2. Solange die gewünschte Genauigkeit noch nicht erreicht ist, berechne 
x[SUB]n+1[/SUB]=(x[SUB]n[/SUB]+a/x[SUB]n[/SUB])/2

Die Genauigkeit kann bestimmt werden, indem man den Fehlerwert ã=∣a−xn berechnet.
Tipp: Der Betrag einer Zahl kann mit Math.abs() berechnet werden.
Schreiben Sie ein Programm, das die Wurzel einer einzulesenden Zahl mit einem Fehler von max.
1e-9 berechnet und ausgibt.


----------



## Gucky (15. Dez 2014)

Wieso wenigstens?

Klar können wir aber du sagtest es bereits. HELFEN werden wir dir. Ansonsten musst du in der Jobbörse gucken.


----------



## ekago (16. Dez 2014)

ich weiß jetzt nicht was ich mit der antwort anfangen soll
ich frag ja schon nach dem algorithmus dass ich das programm selber versuchen kann zu schreiben
aber ich weiß ja nicht mal wie ich anfangen soll


----------



## Gucky (16. Dez 2014)

Die Antwort sollte ausdrücken, dass wir dir keinen fertigen Code liefern werden, ohne das wir sehen können, dass du immerhin etwas versucht hast.
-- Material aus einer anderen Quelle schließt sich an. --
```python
HIP_SYMBOLS = {
    "evc_version": (c_char_p, []),
    "evc_arch": (c_char_p, []),
    "evc_device_ok": (c_int, []),
    "evc_clock_probe": (c_int, [c_void_p, c_int, c_void_p, c_void_p]),
    "evc_im2col_nchw_f32": (c_int, [c_void_p, c_void_p] + [c_int] * 9 + [c_void_p, c_void_p, c_void_p]),
    "evc_maxpool3s2_nhwc_f32": (c_int, [c_void_p, c_void_p, c_int, c_int, c_int, c_int, c_void_p]),
    "evc_lpips_layer_f32": (c_int, [c_void_p, c_void_p, c_void_p, c_void_p, c_int, c_int, c_int, c_int, c_void_p]),
    "evc_maxpool2d_nhwc_f32": (c_int, [c_void_p, c_void_p] + [c_int] * 7 + [c_void_p]),
    "evc_lpips_map_f32": (c_int, [c_void_p, c_void_p, c_void_p, c_void_p, c_int, c_int, c_int, c_void_p]),
    "evc_lpips_map_mean_f32": (c_int, [c_void_p, c_void_p, c_int, c_int, c_int, c_void_p]),
    "evc_lpips_upsample_add_f32": (c_int, [c_void_p, c_void_p] + [c_int] * 6 + [c_void_p]),
    "evc_i3d_stem_im2col_f32": (c_int, [c_void_p, c_void_p] + [c_int] * 17 + [c_void_p]),
    "evc_maxpool3d_same_nthwc_f32": (c_int, [c_void_p, c_void_p] + [c_int] * 11 + [c_void_p]),
    "evc_i3d_head_f32": (c_int, [c_void_p] * 4 + [c_int] * 6 + [c_void_p]),
# ... 39 lines not shown
    "evc_deconv5x5s2_f32": (c_int, [c_void_p, c_void_p, c_int, c_void_p, c_void_p, c_void_p] + [c_int] * 6 + [c_void_p]),
    "evc_conv5x5s2_workspace_bytes": (c_longlong, [c_int, c_int, c_int, c_int]),
    "evc_conv5x5s2_f32": (c_int, [c_void_p, c_int, c_void_p, c_int, c_void_p, c_void_p, c_void_p] + [c_int] * 6 + [c_void_p]),
    "evc_gdn_workspace_bytes": (c_longlong, [c_int, c_int, c_int, c_int]),
    "evc_gdn_f32": (c_int, [c_void_p, c_void_p, c_int, c_void_p, c_void_p, c_void_p, c_int, c_int, c_int, c_int, c_int,
                            c_int, c_void_p]),
    "evc_affine_act_nhwc_f32": (c_int, [c_void_p, c_void_p, c_void_p, c_void_p, c_int, c_int, c_int, c_int, c_int,
                                        c_int, c_void_p]),
    "evc_conv_co_pad": (c_int, [c_int]),
    "evc_conv_packed_floats": (c_longlong, [c_int, c_int, c_int, c_int]),
    "evc_conv_pack_weights_f32": (c_int, [c_void_p, c_void_p, c_int, c_int, c_int, c_int, c_void_p]),
    "evc_conv_packed_bytes": (c_longlong, [c_int, c_int, c_int, c_int, c_int]),
    "evc_conv_pack_weights": (c_int, [c_void_p, c_void_p, c_int, c_int, c_int, c_int, c_int, c_void_p]),
    "evc_conv_set_option": (c_int, [c_char_p, c_int]),
    "evc_spade_act_nhwc_f32": (c_int, [c_void_p, c_void_p, c_void_p, c_void_p, c_int, c_void_p, c_void_p, c_int, c_void_p,
                                       c_void_p, c_int, c_void_p, c_int, c_int, c_int, c_int, c_int, c_void_p]),
    "evc_conv_choose_splits": (c_int, [POINTER(ConvArgs)]),
    "evc_conv_kernel_name": (c_int, [POINTER(ConvArgs), c_char_p, c_int]),
    "evc_conv_fused_1x1_supported": (c_int, [POINTER(ConvArgs)]),
    "evc_conv_stats_splits": (c_int, [POINTER(ConvArgs)]),
    "evc_conv_workspace_bytes": (c_longlong, [POINTER(ConvArgs)]),
    "evc_conv2d_nhwc_f32": (c_int, [POINTER(ConvArgs), c_void_p, c_void_p]),
    "evc_conv2d_nhwc_profiled_f32": (c_int, [POINTER(ConvArgs), c_void_p, c_void_p, c_void_p, c_void_p]),
    "evc_attention_f32": (c_int, [c_void_p, c_void_p, c_void_p, c_int, c_void_p, c_int, c_int, c_int, c_int, c_int,
                                  c_float, c_void_p]),
    "evc_attention_workspace_bytes": (c_longlong, [c_int, c_int, c_int, c_int]),
    "evc_attention_set_option": (c_int, [c_char_p, c_int]),
    "evc_attention_plan_query": (c_int, [c_int, c_int, c_int, c_int, c_int, c_int, c_int, POINTER(AttentionPlan)]),
    "evc_attention_ws_f32": (c_int, [c_void_p, c_void_p, c_void_p, c_int, c_void_p, c_int, c_int, c_int, c_int, c_int,
                                     c_float, c_void_p, c_void_p]),
    "evc_frame_group_norm_f32": (c_int, [c_void_p] * 4 + [c_int] * 5 + [c_float, c_void_p]),
    "evc_frame_attention_f32": (c_int, [c_void_p, c_int, c_void_p, c_int] + [c_int] * 5 + [c_float, c_void_p]),
    "evc_frame_mix_f32": (c_int, [c_void_p] * 4 + [c_int] * 3 + [c_longlong, c_void_p]),
    "evc_frame_taps_f32": (c_int, [c_void_p, c_void_p] + [c_int] * 4 + [c_void_p]),
    "evc_ddpm_step_f32": (c_int, [c_void_p, c_void_p, c_void_p, c_longlong] + [c_float] * 5 + [c_int, c_void_p]),
    "evc_ddim_step_f32": (c_int, [c_void_p, c_void_p, c_longlong] + [c_float] * 4 + [c_int, c_void_p]),
    "evc_axpy_f32": (c_int, [c_void_p, c_void_p, c_void_p, c_longlong, c_float, c_void_p]),
    "evc_pndm_transfer_f32": (c_int, [c_void_p, c_void_p, c_void_p, c_longlong, c_float, c_float, c_float, c_int,
                                      c_void_p]),
    "evc_lincomb4_f32": (c_int, [c_void_p] * 5 + [c_longlong] + [c_float] * 4 + [c_void_p]),
    "evc_scale_clamp_f32": (c_int, [c_void_p, c_void_p, c_longlong, c_float, c_float, c_int, c_float, c_float,
                                    c_void_p]),
    "evc_gate_residual_f32": (c_int, [c_void_p, c_void_p, c_void_p, c_void_p, c_longlong, c_void_p]),
    "evc_elic_gather_params_f32": (c_int, [c_void_p] + [c_int] * 8 + [c_void_p, c_int, c_void_p, c_void_p,
                                                                       c_void_p]),
    "evc_elic_scatter_symbols_f32": (c_int, [c_void_p, c_void_p, c_void_p] + [c_int] * 7 + [c_void_p]),
# ... 669 lines not shown
                                 shape=(B, H, W, C0 + C1, Co, KH),
                                 call=dict(B=B, H=H, W=W, C0=C0, C1=C1, Co=Co, K=KH, coef=coef is not None, act_in=act_in,
                                           res=res is not None, out_scale=float(out_scale), bias=bias is not None,
                                           bound=in_bound is not None, arith=a.arith, ld_out=ldo,
                                           stats=bool(want_stats), x2=x2_ci, invariant=inv)))
    else:
        _check(L.evc_conv2d_nhwc_f32(ctypes.byref(a), ptr(ws), stream_ptr()), "evc_conv2d_nhwc_f32")
    result = out.t if isinstance(out, Cols) else out
    if want_stats:
        return result, (stats if stats is not None else chan_stats(result, invariant=inv))
    return result


def conv_fused_stats_splits(B, H, W, Ci, Co, KH, KW, splits=0, arith=None):
    a = conv_query_args(B, H, W, Ci, 0, Co, KH, KW, default_arith() if arith is None else arith, splits=splits)
    return hip_lib(require_device=False).evc_conv_stats_splits(ctypes.byref(a))


def conv_workspace_bytes(B, H, W, Ci, Co, KH, KW, splits=0, arith=None):
    a = conv_query_args(B, H, W, Ci, 0, Co, KH, KW, default_arith() if arith is None else arith, splits=splits)
    return hip_lib(require_device=False).evc_conv_workspace_bytes(ctypes.byref(a))


def attention_set_option(name, value):
    if hip_lib(require_device=False).evc_attention_set_option(name.encode(), int(value)) != 0:
        raise EvcKernelError(f"unknown attention option {name!r}")


ATTN_PROFILE = None


def attention_plan(B, heads, N, D, with_bounds=False, have_ws=None, invariant=False):
    L = hip_lib(require_device=False)
    if have_ws is None:
        nbytes = (L.evc_attention_invariant_workspace_bytes if invariant else L.evc_attention_workspace_bytes)(B, heads, N, D)
        have_ws = nbytes > 0
    out = AttentionPlan()
    _check(L.evc_attention_plan_query(B, heads, N, D, int(bool(with_bounds)), int(bool(have_ws)), int(bool(invariant)),
                                      ctypes.byref(out)), "evc_attention_plan_query")
    return dict(kernel=out.kernel.decode(), waves=out.waves, kparts=out.kparts, tiles_per_part=out.tiles_per_part,
                kv_planes=bool(out.kv_planes), merge=bool(out.merge), short_seq=bool(out.short_seq),
                lds_bytes=out.lds_bytes, parts_bytes=out.parts_bytes, ws_bytes=out.ws_bytes)


def attention(qkv, C, heads, out=None, bounds=None, invariant=False, ws=None):
    L = hip_lib()
# ... 536 lines not shown
```

extreme-video-compression-with-prediction-using-pre-trainded-diffusion-models-_amd/scorenet.py:

```python
import math
from types import SimpleNamespace

import numpy as np
import torch

from . import lib as L

FIR_K = np.outer([1, 3, 3, 1], [1, 3, 3, 1]).astype(np.float32)
FIR_K /= FIR_K.sum()
INV_SQRT2 = float(np.float32(1.0) / np.sqrt(np.float32(2.0)))


def num_groups(ch):
    g = min(ch // 4, 32)
    while ch % g != 0:
        g -= 1
    return g


def dims_from_config(config):
    m, d = config.model, config.data
    return SimpleNamespace(ngf=m.ngf, ch_mult=list(m.ch_mult), num_res_blocks=m.num_res_blocks,
                           attn_resolutions=list(m.attn_resolutions), n_head_channels=m.n_head_channels,
                           image_size=d.image_size, channels=d.channels, num_frames=d.num_frames,
# ... 492 lines not shown
        else:
            torch.cuda.current_stream().wait_event(done)
        if fuse:
            x2 = (xs, None, e["w2"], xbound) if xs is not None else (x.t, s1, e["w2"], xbound)
            return self._act(*self._conv(h1.t, e["w1"], m["cout"], 3, 3, bias=e["b12"], coef=coef1, act_in=L.ACT_SILU,
                                       out_scale=INV_SQRT2, want_stats=True, x2=x2))
        if self.preactivate:
            h1a = L.affine_act(h1.t, coef1, L.ACT_SILU)
            return self._act(*self._conv(h1a, e["w1"], m["cout"], 3, 3, bias=e["b1"], res=xs, out_scale=INV_SQRT2,
                                       want_stats=True))
        return self._act(*self._conv(h1.t, e["w1"], m["cout"], 3, 3, bias=e["b1"], coef=coef1, act_in=L.ACT_SILU,
                                   res=xs, out_scale=INV_SQRT2, want_stats=True))

    def _attn(self, i, m, x):
        e = self.w[i]
        B, H, W, C = x.t.shape
        hd = self.d.n_head_channels
        heads = 1 if C < hd else C // hd
        coef = self._gn([x.stats()], H * W, num_groups(C), 1e-6, mode=1, gamma=e["gamma"], beta=e["beta"],
                           site=self._site("attn_norm", i))
        qkvb = self._bound_slot(3)
        if qkvb is None:
            obound = None
            qkv = self._conv(x.t, e["wqkv"], 3 * C, 1, 1, bias=e["bqkv"], coef=coef)
        else:
            qkv, qst = self._conv(x.t, e["wqkv"], 3 * C, 1, 1, bias=e["bqkv"], coef=coef, want_stats=True)
            self._mbound(qst, 0, C, qkvb, site=self._site("attn_qkv", i))
            obound = _f16_only(e["wo"], qkvb.view(B, 3)[:, 2].contiguous() if self.batch_invariant else qkvb[2:3])
        o = self._attention(qkv.view(B, H * W, 3 * C), C, heads, bounds=None if i in self._attn_f32 else qkvb)
        return self._act(*self._conv(o.view(B, H, W, C), e["wo"], C, 1, 1, bias=e["bo"], res=x.t,
                                   out_scale=INV_SQRT2, want_stats=True, in_bound=obound))

    @torch.no_grad()
    def forward_rows(self, x, rows, cond=None):
        if self.batch_invariant and self._demoted:
            raise ValueError("batch-invariant mode does not combine with demoted sites (range recovery)")
        return self._forward_rows(x, rows, cond)

    def _forward_rows(self, x, rows, cond=None):
        d = self.d
        prog = self.program
        B, _, H, W = x.shape
        self._bound_batch = B if self.batch_invariant else 1
        nb = 256 * self._bound_batch
        if self._f16_raw:
            if torch.cuda.is_current_stream_capturing():
                self._bounds = torch.empty(nb, device=self.device, dtype=torch.int32)
            else:
                key = torch.cuda.current_stream().cuda_stream
                self._bounds = self._bounds_by_stream.get(key)
                if self._bounds is None or self._bounds.numel() != nb:
                    self._bounds = self._bounds_by_stream[key] = torch.empty(nb, device=self.device, dtype=torch.int32)
            self._bounds.zero_()
            self._bound_next = 0
# ... 120 lines not shown
```

include/evc_hip.h:

```cpp
#ifndef EVC_HIP_H
#define EVC_HIP_H

#ifdef __cplusplus
extern "C" {
#endif

#define EVC_OK 0
#define EVC_EINVAL (-1)
#define EVC_EUNSUPPORTED (-2)
#define EVC_ELAUNCH (-3)

#define EVC_ACT_NONE 0
#define EVC_ACT_SILU 1
#define EVC_ACT_RELU 2

#define EVC_ARITH_F32 0
#define EVC_ARITH_BF16X6 1
#define EVC_ARITH_F16X3 2
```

Fang mal mit Google an. Dann wirst du relativ schnell auf Wikipedia weitergeleitet werden und dort müsste des Rätsels Lösung stehen.

Ein Tipp: Rekursiv ist das ganze sehr leicht zu programmieren. Du musst nur bei mehr Durchläufen darauf achten, das dein Speicher nicht überläuft.


----------



## Flown (16. Dez 2014)

ekago hat gesagt.:


> Die Genauigkeit kann bestimmt werden, indem man den Fehlerwert ã=∣a−xn berechnet.
> Tipp: Der Betrag einer Zahl kann mit Math.abs() berechnet werden.
> Schreiben Sie ein Programm, das die Wurzel einer einzulesenden Zahl mit einem Fehler von max.
> 1e-9 berechnet und ausgibt.



Vor allem was ist das "la" bei dem Fehlerwert?


----------



## Varthor (16. Dez 2014)

Flown hat gesagt.:


> Vor allem was ist das "la" bei dem Fehlerwert?




Vermutlich der "Anfang" vom Betrag a-xn  ?


----------



## ekago (16. Dez 2014)

danke für eure bemühungen aber ich kann das einfach nicht alleine. ich hab tausend fragen
 sowohl mathematisch als auch aus programmier-sicht und überhaupt keinen ansatz oder ideen.


----------



## Flown (16. Dez 2014)

Heron-Verfahren: Algorithmus







wobei: 
	

	
	
		
		

		
		
	


	




Schritt 2) Programmieren

Du machst die Schritte so lange wie (xn^k - a)/a < 1e-9 (wow: ist schon ne Schleifen-/Rekursionabbruchbedingung)

Und jetzt mach!


----------



## ekago (16. Dez 2014)

also ich wähle jetzt einfach eine wurzel zahl? bsp wurzel12
und noch 2 seitenlängen?

und wie soll ich das verstehen wenn es heißt der betrag einer zahl kann mit math.abs berechnet werden
math.abs zeigt doch einfach alle zahlen ob positiv oder negativ positiv an..
was auch schon wenig sinn für mich macht... wenn ich eine positive zahl ausgegeben haben möchte dann gebe ich sie doch auch positiv ein ;(


----------



## Gucky (16. Dez 2014)

Wie kommst du jetzt von Wurzeln und Heron auf Beträge?
Dein Beitrag ergibt überhaupt keinen Sinn in diesem Zusammenhang.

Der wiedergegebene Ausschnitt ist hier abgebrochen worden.